Content starts

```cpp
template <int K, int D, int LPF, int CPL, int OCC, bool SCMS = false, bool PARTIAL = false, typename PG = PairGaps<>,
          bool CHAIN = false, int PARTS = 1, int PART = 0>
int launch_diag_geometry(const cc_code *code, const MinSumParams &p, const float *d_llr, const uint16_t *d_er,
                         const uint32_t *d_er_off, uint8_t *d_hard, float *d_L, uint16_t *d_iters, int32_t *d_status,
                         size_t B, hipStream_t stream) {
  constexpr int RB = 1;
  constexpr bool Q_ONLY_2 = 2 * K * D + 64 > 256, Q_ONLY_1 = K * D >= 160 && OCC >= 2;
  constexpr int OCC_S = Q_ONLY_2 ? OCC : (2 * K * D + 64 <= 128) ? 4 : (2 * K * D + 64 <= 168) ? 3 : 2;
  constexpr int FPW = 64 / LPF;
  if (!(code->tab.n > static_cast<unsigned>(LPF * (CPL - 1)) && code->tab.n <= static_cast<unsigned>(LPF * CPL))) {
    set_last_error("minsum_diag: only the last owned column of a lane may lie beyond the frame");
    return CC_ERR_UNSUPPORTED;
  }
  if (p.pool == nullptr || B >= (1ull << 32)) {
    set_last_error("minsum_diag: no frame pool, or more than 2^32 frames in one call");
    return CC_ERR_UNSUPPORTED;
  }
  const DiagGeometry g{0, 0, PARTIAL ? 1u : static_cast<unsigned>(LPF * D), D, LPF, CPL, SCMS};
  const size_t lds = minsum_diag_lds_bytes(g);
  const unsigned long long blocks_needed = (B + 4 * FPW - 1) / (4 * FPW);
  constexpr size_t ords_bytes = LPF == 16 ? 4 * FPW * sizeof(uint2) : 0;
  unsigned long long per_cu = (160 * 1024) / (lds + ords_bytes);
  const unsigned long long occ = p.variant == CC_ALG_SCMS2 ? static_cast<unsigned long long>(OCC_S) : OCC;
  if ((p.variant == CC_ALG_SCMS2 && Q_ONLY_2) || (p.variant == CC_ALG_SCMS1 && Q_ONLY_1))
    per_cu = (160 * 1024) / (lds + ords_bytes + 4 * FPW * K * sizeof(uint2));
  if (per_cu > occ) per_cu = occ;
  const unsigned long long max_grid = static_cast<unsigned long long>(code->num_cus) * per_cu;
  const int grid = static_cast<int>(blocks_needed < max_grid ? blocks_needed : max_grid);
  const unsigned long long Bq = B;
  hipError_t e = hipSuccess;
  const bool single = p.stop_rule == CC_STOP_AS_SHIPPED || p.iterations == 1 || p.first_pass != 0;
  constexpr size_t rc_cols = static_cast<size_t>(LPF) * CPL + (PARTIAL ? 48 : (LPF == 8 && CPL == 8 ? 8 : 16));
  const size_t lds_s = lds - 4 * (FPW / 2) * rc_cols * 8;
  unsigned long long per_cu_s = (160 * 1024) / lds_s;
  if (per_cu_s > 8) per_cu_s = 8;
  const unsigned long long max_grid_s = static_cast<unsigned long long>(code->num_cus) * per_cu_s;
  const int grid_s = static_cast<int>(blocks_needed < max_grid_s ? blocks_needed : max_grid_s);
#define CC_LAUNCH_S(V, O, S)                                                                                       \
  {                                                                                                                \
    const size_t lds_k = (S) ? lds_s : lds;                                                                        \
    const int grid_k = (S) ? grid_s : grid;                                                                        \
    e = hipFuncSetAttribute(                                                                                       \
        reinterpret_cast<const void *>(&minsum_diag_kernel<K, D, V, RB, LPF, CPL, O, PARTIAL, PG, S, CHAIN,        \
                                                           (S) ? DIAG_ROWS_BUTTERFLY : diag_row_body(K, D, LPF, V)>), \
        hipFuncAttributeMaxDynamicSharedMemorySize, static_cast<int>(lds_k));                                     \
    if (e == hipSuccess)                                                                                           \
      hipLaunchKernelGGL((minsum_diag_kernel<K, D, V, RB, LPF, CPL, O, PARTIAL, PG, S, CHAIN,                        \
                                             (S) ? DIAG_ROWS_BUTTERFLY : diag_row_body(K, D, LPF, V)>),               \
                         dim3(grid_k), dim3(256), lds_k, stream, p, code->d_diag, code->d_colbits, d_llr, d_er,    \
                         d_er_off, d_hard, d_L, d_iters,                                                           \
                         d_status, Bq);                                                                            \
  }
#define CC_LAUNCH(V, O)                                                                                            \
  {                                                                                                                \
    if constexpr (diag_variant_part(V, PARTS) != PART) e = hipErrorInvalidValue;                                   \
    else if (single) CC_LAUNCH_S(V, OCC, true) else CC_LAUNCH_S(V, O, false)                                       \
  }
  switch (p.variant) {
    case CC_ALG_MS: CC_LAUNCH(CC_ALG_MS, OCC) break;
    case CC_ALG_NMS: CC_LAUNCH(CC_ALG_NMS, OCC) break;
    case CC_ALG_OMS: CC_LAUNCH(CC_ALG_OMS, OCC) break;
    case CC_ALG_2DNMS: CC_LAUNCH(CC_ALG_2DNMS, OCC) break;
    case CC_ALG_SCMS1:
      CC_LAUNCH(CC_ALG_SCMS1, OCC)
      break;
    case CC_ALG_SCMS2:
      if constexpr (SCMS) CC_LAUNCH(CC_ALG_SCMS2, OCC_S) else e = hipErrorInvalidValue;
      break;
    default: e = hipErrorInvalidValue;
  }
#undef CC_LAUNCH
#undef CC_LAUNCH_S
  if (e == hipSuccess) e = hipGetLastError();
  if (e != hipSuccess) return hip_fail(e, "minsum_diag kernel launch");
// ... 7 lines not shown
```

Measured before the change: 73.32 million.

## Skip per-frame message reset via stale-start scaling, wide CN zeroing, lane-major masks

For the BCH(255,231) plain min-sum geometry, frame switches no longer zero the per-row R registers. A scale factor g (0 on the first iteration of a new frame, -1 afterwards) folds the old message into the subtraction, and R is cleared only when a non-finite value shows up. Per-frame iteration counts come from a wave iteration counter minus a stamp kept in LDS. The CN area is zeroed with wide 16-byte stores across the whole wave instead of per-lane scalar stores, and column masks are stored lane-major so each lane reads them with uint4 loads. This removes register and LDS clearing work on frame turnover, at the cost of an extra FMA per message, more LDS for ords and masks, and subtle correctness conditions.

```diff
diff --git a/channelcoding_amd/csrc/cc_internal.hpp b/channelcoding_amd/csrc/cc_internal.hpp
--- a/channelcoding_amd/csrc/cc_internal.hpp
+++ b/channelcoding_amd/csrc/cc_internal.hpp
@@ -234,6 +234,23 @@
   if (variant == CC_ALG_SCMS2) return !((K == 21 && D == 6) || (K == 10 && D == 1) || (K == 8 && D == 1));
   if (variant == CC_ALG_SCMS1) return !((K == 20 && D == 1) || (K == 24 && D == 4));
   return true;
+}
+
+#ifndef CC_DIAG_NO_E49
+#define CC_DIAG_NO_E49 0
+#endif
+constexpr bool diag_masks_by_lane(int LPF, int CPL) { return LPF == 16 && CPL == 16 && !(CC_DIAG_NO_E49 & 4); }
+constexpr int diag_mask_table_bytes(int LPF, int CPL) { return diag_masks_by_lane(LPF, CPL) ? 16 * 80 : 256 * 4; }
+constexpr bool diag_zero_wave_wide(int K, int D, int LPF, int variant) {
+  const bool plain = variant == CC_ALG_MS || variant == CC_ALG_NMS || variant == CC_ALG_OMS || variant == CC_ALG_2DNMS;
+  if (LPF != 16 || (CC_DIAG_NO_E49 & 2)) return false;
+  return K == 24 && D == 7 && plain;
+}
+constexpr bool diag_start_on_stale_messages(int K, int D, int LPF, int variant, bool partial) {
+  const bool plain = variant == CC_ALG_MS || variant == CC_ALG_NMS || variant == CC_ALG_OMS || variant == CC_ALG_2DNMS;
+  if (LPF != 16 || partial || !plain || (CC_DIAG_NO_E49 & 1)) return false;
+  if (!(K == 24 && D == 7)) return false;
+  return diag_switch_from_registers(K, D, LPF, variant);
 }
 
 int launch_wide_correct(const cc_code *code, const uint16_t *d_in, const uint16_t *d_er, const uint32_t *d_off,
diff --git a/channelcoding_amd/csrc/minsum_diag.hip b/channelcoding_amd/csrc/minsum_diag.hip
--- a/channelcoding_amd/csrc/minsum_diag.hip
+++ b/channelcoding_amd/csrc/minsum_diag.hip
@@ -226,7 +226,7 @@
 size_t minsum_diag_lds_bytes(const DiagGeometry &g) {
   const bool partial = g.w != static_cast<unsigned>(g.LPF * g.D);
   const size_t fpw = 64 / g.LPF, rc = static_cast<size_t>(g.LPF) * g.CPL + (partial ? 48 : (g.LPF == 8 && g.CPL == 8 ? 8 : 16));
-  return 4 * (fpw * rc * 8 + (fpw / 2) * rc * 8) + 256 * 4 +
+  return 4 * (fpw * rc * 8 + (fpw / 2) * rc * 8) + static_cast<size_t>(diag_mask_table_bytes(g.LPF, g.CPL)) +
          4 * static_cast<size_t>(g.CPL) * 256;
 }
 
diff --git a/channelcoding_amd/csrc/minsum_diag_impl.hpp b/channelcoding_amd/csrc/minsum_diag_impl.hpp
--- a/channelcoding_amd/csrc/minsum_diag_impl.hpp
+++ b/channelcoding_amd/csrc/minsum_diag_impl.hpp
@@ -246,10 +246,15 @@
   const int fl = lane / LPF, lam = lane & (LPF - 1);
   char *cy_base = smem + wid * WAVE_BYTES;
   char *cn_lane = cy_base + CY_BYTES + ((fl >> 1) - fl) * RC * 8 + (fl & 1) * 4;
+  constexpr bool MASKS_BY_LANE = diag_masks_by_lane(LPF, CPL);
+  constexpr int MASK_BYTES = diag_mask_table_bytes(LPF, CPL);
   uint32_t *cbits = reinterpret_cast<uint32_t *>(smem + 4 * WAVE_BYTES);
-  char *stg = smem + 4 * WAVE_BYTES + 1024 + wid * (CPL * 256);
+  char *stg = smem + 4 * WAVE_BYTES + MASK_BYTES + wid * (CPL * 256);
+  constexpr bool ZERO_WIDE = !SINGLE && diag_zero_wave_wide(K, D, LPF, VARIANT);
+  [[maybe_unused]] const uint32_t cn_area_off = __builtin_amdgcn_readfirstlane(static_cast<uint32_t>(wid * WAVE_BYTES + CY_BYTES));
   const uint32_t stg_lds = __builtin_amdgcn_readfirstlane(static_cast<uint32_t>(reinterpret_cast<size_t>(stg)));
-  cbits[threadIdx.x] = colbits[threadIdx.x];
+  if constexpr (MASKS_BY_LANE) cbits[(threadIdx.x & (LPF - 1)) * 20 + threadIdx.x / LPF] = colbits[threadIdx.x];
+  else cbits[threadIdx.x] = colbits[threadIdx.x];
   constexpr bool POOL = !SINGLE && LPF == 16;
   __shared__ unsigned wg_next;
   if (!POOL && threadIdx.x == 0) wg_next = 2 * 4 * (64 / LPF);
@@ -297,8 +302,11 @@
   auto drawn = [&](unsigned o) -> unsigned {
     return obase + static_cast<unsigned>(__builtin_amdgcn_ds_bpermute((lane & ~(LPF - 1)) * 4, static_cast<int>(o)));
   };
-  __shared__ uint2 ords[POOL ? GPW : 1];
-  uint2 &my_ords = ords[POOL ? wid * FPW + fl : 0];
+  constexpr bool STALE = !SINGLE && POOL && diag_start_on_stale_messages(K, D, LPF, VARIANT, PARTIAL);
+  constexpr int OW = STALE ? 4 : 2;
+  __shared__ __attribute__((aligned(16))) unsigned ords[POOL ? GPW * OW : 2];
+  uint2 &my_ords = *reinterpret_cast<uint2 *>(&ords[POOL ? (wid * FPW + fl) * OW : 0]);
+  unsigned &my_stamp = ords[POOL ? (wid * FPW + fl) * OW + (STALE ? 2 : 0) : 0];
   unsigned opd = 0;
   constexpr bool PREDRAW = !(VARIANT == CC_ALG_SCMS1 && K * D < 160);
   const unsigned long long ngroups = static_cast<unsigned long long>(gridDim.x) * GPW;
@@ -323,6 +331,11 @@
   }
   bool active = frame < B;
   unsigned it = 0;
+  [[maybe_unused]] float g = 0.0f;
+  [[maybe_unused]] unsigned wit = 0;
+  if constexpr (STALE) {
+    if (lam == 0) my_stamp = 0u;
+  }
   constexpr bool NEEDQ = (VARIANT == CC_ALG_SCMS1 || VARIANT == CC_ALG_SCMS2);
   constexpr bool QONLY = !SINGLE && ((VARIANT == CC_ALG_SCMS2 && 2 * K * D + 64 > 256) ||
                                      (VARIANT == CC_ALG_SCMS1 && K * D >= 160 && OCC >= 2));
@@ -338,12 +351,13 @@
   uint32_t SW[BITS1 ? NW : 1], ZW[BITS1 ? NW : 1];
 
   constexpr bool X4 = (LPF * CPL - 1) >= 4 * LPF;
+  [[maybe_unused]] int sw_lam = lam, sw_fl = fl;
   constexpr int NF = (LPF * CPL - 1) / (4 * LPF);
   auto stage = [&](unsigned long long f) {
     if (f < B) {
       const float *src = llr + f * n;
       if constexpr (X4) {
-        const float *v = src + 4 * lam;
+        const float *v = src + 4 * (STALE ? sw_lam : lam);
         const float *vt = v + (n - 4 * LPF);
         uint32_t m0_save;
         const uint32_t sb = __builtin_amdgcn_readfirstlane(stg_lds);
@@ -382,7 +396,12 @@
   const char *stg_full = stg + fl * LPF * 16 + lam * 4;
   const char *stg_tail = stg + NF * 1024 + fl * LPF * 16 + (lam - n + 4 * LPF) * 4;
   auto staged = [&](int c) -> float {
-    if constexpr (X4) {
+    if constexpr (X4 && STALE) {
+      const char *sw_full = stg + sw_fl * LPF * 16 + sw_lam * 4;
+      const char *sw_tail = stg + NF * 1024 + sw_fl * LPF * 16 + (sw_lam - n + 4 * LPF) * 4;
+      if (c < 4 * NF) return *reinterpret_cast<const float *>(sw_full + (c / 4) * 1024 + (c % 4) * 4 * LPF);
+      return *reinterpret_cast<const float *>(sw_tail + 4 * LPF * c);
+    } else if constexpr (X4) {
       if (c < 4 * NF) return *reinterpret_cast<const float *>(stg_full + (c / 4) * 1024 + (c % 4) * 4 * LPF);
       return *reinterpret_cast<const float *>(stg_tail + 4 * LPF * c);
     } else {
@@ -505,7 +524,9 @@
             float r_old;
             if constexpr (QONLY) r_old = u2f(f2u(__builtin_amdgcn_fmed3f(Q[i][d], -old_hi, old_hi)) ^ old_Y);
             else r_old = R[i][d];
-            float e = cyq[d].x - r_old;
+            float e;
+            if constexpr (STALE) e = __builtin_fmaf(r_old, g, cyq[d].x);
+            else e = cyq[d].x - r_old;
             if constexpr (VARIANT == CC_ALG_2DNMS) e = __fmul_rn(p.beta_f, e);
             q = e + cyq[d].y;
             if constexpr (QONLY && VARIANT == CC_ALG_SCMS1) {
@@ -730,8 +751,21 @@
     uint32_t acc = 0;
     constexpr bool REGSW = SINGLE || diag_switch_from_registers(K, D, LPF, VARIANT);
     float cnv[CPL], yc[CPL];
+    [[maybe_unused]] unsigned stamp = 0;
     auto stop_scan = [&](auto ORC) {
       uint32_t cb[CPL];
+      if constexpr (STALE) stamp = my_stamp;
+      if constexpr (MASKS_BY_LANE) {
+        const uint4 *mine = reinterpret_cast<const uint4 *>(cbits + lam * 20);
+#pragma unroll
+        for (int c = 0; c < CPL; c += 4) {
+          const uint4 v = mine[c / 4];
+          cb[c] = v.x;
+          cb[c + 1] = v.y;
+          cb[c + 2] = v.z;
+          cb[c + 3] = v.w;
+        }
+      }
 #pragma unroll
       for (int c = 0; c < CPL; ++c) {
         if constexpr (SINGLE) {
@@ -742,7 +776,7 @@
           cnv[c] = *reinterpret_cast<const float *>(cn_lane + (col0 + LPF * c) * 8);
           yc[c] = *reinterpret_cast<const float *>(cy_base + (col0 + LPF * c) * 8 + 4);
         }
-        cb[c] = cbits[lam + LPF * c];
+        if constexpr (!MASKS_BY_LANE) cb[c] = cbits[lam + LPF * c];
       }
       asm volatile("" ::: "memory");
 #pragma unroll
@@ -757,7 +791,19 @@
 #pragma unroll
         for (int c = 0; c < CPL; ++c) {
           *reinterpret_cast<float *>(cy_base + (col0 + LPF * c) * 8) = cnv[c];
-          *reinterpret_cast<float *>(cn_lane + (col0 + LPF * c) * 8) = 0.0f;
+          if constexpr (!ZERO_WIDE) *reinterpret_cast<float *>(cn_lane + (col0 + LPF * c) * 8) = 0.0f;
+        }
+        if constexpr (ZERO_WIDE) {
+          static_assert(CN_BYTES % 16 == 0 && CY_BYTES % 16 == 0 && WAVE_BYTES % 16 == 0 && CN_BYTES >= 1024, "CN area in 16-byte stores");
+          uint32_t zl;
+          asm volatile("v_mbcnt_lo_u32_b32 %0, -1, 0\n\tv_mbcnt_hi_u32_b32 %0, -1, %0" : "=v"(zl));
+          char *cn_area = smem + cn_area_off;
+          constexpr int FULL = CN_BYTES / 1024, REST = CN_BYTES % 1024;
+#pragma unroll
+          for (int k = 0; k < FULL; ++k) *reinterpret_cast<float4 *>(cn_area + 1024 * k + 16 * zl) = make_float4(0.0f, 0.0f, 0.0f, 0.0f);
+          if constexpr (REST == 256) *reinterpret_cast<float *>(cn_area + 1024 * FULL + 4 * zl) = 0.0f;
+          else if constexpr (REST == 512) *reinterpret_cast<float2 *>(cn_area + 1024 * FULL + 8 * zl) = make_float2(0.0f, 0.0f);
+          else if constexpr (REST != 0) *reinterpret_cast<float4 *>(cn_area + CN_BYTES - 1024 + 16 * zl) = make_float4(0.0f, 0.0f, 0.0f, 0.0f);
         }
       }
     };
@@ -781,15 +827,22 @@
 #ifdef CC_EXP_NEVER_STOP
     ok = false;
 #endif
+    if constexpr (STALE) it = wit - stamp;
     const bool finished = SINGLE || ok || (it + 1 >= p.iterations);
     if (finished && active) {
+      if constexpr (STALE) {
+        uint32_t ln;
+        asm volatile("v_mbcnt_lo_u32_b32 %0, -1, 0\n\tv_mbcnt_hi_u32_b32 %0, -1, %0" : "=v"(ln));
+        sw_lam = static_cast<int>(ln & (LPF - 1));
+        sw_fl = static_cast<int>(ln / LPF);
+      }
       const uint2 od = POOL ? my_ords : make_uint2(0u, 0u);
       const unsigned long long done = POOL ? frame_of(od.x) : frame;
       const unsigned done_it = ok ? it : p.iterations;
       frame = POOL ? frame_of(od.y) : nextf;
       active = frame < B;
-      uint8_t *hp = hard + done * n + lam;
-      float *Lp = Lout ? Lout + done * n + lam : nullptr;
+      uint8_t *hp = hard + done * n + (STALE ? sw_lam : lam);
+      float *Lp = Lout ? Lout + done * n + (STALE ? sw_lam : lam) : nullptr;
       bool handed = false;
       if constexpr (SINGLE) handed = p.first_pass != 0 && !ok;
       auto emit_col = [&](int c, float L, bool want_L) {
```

Content ends

WHAT IS BEING ASKED —
The lines holding the string "code" are what is needed from the material above.

SOLUTION FOR THIS PROBLEM —
int launch_diag_geometry(const cc_code *code, const MinSumParams &p, const float *d_llr, const uint16_t *d_er,
  if (!(code->tab.n > static_cast<unsigned>(LPF * (CPL - 1)) && code->tab.n <= static_cast<unsigned>(LPF * CPL))) {
  const unsigned long long max_grid = static_cast<unsigned long long>(code->num_cus) * per_cu;
  const unsigned long long max_grid_s = static_cast<unsigned long long>(code->num_cus) * per_cu_s;
                         dim3(grid_k), dim3(256), lds_k, stream, p, code->d_diag, code->d_colbits, d_llr, d_er,    \
 int launch_wide_correct(const cc_code *code, const uint16_t *d_in, const uint16_t *d_er, const uint32_t *d_off,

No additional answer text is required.